> Directions: Please take the lines from the one holding "pbr_status pbr_bloom_merge(pbr_ctx* ctx, pbr_half*" through the one holding "const LevelViews lv" in the data below and copy them exactly.
START Data to process
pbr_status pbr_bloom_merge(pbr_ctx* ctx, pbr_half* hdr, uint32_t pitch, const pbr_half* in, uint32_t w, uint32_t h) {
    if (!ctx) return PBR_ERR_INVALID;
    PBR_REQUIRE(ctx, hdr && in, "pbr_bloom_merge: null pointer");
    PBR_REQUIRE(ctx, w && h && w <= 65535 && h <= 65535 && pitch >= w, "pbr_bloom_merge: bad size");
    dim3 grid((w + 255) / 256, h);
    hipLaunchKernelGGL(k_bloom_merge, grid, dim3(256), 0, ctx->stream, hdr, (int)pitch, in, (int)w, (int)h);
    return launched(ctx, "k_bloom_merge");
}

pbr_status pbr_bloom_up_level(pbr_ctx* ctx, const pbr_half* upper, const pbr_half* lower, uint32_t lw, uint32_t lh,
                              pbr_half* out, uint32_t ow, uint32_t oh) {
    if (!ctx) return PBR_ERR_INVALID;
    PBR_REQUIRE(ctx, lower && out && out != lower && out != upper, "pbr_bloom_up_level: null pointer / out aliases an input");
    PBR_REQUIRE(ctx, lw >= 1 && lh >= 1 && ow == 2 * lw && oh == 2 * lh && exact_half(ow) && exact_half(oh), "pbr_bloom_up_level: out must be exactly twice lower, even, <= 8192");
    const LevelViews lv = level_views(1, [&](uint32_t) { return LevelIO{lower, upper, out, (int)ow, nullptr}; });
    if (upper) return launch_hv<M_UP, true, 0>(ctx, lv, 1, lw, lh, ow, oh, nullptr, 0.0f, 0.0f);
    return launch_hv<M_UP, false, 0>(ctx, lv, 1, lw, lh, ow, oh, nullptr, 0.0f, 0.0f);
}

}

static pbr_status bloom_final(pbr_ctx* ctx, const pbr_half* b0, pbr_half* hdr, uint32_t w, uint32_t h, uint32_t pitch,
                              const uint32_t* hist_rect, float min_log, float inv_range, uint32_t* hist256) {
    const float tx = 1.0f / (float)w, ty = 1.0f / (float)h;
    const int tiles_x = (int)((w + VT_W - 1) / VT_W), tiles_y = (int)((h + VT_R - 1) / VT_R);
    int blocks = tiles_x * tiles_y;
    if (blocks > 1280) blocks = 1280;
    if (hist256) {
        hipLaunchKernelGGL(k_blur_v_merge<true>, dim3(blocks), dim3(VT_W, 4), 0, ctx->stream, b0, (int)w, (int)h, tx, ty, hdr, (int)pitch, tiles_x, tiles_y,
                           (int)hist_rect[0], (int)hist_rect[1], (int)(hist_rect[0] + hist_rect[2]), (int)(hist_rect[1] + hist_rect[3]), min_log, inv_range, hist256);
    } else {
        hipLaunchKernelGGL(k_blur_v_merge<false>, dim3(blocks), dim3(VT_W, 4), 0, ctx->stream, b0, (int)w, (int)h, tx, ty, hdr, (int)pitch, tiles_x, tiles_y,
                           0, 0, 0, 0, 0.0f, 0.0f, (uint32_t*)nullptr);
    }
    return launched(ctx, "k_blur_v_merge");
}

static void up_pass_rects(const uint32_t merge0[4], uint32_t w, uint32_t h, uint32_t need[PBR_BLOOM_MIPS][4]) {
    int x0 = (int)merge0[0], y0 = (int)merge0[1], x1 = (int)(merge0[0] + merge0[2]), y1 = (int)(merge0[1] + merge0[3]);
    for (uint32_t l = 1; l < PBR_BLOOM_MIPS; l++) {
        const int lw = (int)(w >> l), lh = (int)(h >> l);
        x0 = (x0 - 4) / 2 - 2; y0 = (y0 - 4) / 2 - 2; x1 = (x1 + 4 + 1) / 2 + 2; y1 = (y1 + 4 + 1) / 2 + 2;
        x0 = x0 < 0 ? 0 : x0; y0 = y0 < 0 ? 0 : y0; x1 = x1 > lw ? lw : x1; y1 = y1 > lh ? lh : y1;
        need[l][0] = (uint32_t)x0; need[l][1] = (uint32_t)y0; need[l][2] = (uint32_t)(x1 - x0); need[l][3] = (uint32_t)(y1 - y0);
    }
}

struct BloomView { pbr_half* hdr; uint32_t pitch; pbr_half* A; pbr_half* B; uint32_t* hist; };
END Data to process
START Data to process
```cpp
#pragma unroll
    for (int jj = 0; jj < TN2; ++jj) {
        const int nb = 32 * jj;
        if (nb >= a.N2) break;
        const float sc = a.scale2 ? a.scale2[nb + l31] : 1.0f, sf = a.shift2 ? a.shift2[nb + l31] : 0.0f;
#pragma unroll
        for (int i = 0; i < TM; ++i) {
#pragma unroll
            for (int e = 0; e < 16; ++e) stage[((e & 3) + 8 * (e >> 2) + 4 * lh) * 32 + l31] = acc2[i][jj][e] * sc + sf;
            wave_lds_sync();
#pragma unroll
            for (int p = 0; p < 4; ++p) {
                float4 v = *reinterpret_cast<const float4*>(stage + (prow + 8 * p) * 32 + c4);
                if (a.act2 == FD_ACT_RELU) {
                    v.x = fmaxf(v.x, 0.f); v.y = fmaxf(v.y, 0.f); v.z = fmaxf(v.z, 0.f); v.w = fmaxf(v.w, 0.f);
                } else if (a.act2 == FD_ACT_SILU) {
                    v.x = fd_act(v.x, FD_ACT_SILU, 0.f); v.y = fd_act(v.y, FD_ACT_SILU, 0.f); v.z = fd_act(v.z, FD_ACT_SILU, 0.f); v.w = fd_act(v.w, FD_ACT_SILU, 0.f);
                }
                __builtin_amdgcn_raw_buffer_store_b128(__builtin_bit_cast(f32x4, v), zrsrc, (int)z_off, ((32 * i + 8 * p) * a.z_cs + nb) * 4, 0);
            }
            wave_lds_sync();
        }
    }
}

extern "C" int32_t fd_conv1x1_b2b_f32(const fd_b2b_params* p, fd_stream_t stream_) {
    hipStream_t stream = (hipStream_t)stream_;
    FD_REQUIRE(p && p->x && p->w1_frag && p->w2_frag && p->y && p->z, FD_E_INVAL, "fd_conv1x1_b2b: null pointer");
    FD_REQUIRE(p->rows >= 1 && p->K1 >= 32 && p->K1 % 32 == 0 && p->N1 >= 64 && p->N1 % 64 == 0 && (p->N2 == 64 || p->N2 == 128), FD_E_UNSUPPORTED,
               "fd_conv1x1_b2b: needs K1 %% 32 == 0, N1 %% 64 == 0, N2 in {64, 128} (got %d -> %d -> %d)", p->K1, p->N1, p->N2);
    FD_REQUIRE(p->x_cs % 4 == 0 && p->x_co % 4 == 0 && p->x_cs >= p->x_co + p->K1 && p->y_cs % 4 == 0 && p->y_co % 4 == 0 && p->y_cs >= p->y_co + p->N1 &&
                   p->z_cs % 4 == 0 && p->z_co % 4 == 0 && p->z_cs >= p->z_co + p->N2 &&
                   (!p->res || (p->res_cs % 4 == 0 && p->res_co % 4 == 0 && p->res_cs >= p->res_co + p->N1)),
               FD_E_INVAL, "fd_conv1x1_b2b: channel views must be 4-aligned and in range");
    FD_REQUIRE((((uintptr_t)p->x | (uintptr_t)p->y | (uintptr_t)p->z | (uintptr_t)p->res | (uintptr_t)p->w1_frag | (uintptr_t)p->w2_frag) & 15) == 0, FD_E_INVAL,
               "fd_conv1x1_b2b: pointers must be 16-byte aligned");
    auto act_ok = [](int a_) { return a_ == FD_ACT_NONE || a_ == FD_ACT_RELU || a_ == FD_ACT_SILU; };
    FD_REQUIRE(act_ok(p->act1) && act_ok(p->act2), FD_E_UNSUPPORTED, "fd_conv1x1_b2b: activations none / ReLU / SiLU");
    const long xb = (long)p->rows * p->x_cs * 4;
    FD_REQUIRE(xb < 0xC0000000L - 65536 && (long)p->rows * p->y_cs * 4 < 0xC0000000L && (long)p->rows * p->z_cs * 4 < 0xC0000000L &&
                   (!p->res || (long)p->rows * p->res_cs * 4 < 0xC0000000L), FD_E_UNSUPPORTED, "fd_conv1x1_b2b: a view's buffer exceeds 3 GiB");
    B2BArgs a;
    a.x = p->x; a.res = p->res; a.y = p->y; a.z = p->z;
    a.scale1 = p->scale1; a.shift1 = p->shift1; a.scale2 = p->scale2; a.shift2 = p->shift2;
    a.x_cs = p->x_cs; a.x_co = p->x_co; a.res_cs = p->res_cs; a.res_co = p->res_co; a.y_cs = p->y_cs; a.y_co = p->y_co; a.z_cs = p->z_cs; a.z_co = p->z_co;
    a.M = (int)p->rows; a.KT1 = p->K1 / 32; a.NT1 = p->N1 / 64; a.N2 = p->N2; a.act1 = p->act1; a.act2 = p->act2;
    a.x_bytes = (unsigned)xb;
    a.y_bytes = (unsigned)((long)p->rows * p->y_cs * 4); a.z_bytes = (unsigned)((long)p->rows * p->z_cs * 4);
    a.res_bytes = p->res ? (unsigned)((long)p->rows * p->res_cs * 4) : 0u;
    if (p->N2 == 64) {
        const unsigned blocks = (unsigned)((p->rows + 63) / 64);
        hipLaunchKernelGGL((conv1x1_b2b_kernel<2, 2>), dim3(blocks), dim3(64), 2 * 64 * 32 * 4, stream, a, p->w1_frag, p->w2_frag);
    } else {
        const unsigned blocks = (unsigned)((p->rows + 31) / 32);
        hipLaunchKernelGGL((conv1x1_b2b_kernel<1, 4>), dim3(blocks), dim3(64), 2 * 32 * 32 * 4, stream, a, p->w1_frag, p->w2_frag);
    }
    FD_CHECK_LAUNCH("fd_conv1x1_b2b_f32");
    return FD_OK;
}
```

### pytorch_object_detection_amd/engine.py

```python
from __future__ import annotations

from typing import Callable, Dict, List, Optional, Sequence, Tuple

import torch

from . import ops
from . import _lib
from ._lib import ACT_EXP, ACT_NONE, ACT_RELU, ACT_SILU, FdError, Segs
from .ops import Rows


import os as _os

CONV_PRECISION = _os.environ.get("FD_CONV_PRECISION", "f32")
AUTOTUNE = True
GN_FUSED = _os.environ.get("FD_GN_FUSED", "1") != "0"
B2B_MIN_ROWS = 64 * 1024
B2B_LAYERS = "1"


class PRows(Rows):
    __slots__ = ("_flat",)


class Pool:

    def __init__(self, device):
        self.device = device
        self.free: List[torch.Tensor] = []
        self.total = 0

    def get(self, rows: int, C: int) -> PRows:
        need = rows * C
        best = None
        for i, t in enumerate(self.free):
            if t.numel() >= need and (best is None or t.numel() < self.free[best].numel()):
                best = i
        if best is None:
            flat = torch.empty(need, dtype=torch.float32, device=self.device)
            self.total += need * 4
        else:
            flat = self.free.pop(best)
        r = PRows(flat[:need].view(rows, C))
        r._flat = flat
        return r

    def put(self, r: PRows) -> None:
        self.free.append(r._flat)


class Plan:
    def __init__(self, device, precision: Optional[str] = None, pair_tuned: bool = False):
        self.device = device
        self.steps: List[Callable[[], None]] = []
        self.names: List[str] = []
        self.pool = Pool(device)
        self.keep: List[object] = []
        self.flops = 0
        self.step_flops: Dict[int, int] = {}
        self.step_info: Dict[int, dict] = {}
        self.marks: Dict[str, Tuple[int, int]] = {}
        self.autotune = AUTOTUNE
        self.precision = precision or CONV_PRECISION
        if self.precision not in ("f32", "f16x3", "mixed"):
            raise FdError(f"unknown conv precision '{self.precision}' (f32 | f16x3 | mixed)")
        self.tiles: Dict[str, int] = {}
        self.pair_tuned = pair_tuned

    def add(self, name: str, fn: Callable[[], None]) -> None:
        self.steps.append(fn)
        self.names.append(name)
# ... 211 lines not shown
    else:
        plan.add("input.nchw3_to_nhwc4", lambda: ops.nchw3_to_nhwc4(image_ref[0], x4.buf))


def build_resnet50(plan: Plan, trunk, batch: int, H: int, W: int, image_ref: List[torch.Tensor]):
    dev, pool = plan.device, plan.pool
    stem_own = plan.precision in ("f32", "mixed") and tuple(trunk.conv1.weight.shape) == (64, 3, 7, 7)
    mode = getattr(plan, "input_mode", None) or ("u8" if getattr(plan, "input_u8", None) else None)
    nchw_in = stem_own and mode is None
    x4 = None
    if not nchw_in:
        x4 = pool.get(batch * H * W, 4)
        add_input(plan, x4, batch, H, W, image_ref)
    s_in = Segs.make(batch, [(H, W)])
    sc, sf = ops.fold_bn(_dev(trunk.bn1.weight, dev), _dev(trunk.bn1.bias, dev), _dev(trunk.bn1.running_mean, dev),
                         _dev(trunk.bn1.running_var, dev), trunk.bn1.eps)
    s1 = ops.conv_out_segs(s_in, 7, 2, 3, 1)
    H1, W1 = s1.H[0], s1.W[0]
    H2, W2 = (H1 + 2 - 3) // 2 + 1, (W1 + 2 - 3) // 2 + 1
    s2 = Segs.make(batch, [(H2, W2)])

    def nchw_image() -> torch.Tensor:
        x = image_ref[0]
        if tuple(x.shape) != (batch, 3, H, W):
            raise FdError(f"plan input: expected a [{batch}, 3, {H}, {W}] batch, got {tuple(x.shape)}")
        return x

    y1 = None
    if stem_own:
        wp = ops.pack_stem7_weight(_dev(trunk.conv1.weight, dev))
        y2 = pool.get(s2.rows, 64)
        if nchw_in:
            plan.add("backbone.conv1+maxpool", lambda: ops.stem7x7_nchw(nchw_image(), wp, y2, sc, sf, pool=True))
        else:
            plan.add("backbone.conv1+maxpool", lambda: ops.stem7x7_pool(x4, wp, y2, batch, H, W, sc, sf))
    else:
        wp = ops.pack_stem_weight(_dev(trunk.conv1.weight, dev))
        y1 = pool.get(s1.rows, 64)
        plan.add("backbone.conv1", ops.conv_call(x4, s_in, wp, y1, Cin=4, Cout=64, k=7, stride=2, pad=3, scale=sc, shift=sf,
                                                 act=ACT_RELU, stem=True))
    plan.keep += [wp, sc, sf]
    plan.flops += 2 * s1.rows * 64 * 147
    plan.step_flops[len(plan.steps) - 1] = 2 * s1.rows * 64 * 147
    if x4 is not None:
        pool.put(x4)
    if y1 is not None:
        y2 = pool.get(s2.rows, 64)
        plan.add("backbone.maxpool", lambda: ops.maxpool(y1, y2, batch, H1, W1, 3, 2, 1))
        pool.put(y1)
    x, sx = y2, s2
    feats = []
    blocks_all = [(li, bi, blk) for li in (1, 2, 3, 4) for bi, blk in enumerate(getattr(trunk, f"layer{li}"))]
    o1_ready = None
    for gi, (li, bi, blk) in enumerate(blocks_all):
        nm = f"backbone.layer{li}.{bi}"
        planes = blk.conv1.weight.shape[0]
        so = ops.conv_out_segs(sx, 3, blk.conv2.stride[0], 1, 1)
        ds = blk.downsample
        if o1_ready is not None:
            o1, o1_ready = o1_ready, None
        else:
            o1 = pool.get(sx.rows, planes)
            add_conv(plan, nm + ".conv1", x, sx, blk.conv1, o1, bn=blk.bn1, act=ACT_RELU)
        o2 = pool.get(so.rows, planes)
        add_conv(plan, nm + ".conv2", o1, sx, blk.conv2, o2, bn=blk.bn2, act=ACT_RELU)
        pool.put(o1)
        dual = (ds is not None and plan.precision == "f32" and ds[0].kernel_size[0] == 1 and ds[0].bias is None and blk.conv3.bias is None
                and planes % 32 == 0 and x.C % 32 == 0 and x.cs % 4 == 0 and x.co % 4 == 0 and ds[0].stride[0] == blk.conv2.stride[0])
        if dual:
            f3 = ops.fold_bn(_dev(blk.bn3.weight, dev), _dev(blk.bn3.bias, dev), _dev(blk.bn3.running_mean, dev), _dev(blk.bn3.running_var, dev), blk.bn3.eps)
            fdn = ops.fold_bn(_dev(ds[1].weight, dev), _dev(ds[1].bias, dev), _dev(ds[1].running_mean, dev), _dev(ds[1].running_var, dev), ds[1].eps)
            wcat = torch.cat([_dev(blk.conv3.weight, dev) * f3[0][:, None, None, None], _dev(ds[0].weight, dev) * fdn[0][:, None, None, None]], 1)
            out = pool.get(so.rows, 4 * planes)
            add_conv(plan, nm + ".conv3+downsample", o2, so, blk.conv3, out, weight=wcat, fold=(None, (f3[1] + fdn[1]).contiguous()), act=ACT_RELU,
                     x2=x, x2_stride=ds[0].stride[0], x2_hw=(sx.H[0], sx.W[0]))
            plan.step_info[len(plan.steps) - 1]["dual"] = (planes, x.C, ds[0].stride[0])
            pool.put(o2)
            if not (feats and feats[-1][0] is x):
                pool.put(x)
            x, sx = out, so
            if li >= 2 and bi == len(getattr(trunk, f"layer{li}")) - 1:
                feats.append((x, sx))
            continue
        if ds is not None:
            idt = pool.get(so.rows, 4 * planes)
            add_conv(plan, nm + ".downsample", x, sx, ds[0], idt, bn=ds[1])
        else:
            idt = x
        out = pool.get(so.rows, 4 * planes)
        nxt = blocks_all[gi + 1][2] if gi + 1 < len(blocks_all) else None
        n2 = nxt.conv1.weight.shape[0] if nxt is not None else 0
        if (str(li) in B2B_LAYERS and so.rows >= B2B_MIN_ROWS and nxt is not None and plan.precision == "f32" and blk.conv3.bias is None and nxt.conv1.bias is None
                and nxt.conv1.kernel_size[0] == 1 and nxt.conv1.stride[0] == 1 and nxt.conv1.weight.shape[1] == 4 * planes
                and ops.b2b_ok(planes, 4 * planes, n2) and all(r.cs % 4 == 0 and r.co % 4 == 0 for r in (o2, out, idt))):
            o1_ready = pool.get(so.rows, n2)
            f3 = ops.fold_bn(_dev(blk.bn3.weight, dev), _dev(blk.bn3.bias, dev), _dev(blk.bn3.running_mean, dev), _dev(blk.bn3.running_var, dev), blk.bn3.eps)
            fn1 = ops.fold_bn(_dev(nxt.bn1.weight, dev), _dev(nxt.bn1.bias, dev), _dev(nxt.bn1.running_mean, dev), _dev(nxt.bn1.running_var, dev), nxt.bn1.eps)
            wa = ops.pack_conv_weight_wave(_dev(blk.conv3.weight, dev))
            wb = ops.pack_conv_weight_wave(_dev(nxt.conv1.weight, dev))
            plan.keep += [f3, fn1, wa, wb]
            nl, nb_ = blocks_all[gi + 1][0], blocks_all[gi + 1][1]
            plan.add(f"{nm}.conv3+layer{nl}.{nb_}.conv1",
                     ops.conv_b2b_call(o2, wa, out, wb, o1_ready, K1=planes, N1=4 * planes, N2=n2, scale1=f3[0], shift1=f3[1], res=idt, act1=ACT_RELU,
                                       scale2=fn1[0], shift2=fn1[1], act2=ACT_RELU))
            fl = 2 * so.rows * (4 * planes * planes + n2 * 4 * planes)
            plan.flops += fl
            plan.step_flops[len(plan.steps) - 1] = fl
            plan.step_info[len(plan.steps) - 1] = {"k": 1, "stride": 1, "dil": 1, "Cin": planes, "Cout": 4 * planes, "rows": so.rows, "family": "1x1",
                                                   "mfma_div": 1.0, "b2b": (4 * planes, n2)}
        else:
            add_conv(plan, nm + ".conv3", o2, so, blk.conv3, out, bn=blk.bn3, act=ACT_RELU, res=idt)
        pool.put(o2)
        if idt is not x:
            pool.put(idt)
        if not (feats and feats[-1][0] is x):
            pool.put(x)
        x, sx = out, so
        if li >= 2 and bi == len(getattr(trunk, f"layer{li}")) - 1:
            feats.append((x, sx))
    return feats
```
END Data to process
> Solved problem:
pbr_status pbr_bloom_merge(pbr_ctx* ctx, pbr_half* hdr, uint32_t pitch, const pbr_half* in, uint32_t w, uint32_t h) {
    if (!ctx) return PBR_ERR_INVALID;
    PBR_REQUIRE(ctx, hdr && in, "pbr_bloom_merge: null pointer");
    PBR_REQUIRE(ctx, w && h && w <= 65535 && h <= 65535 && pitch >= w, "pbr_bloom_merge: bad size");
    dim3 grid((w + 255) / 256, h);
    hipLaunchKernelGGL(k_bloom_merge, grid, dim3(256), 0, ctx->stream, hdr, (int)pitch, in, (int)w, (int)h);
    return launched(ctx, "k_bloom_merge");
}

pbr_status pbr_bloom_up_level(pbr_ctx* ctx, const pbr_half* upper, const pbr_half* lower, uint32_t lw, uint32_t lh,
                              pbr_half* out, uint32_t ow, uint32_t oh) {
    if (!ctx) return PBR_ERR_INVALID;
    PBR_REQUIRE(ctx, lower && out && out != lower && out != upper, "pbr_bloom_up_level: null pointer / out aliases an input");
    PBR_REQUIRE(ctx, lw >= 1 && lh >= 1 && ow == 2 * lw && oh == 2 * lh && exact_half(ow) && exact_half(oh), "pbr_bloom_up_level: out must be exactly twice lower, even, <= 8192");
    const LevelViews lv = level_views(1, [&](uint32_t) { return LevelIO{lower, upper, out, (int)ow, nullptr}; });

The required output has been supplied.